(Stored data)
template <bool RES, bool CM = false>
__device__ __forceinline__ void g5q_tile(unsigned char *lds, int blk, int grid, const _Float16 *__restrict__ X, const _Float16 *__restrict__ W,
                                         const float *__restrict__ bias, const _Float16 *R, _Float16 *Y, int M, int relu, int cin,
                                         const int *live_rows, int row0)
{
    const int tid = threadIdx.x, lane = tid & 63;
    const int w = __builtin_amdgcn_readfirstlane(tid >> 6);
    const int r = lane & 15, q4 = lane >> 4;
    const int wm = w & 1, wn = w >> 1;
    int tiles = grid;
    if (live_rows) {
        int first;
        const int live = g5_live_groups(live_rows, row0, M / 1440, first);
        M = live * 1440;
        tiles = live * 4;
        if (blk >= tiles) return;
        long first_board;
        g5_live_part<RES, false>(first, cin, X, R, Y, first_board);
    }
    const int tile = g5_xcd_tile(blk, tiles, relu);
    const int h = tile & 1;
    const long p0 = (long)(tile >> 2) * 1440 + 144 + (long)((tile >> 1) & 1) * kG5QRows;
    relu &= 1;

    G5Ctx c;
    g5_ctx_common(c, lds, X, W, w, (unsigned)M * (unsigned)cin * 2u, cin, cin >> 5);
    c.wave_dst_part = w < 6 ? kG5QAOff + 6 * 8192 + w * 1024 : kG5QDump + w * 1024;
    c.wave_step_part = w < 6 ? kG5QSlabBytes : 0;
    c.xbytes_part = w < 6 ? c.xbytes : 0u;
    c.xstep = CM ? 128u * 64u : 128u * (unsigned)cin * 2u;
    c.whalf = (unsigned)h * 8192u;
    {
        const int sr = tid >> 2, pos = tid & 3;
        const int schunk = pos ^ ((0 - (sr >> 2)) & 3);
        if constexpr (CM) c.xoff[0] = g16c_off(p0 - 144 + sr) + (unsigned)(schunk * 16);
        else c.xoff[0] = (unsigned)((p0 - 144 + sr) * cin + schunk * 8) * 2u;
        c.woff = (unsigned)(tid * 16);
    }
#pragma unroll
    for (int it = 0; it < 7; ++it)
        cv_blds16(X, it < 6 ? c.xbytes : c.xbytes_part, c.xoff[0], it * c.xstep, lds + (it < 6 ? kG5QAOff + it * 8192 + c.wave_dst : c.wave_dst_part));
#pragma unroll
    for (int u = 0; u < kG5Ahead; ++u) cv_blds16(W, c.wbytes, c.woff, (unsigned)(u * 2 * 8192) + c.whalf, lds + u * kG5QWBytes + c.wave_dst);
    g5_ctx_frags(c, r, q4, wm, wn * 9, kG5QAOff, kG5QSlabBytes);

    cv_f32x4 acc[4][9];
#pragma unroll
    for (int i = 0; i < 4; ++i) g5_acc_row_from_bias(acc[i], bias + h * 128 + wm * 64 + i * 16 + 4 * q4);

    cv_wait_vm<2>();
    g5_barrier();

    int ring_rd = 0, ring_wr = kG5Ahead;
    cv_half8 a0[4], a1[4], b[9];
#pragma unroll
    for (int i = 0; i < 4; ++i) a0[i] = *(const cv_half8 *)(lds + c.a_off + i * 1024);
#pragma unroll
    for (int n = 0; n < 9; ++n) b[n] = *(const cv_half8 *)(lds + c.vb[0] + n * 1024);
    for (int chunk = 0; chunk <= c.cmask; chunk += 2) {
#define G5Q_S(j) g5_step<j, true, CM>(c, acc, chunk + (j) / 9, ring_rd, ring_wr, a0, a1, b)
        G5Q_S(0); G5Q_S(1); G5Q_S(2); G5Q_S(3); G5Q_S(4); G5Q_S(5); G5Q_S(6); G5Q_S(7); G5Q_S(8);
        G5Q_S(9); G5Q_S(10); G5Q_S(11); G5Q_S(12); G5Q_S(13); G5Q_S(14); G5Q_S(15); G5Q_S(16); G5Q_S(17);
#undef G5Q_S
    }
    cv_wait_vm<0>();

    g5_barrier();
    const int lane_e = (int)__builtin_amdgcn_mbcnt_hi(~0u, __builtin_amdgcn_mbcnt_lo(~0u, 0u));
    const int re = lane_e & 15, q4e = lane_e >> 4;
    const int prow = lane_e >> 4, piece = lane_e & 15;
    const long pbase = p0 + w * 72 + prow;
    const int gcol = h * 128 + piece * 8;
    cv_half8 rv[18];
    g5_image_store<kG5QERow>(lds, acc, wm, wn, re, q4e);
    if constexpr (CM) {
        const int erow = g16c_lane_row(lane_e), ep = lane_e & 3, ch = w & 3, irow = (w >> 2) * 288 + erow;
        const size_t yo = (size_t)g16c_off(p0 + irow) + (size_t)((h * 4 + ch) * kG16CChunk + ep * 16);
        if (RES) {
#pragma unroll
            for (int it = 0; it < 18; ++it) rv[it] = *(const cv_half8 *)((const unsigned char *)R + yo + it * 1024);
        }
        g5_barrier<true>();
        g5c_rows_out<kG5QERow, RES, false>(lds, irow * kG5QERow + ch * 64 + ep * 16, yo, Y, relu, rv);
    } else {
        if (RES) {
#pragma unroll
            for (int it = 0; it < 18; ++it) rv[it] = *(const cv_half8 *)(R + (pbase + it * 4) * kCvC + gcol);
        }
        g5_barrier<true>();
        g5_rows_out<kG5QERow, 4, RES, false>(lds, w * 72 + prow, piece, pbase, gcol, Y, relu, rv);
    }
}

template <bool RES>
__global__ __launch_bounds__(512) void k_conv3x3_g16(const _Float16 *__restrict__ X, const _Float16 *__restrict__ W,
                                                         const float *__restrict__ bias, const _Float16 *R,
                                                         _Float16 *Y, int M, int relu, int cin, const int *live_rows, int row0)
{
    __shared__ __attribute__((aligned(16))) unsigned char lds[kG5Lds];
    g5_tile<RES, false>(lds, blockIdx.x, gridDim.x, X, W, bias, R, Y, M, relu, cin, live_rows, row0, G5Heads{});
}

*TASK ITEM:* Some lines above contain the word "void". Copy each of them.

*SOLUTION TO THE EXERCISE:*
__device__ __forceinline__ void g5q_tile(unsigned char *lds, int blk, int grid, const _Float16 *__restrict__ X, const _Float16 *__restrict__ W,
__global__ __launch_bounds__(512) void k_conv3x3_g16(const _Float16 *__restrict__ X, const _Float16 *__restrict__ W,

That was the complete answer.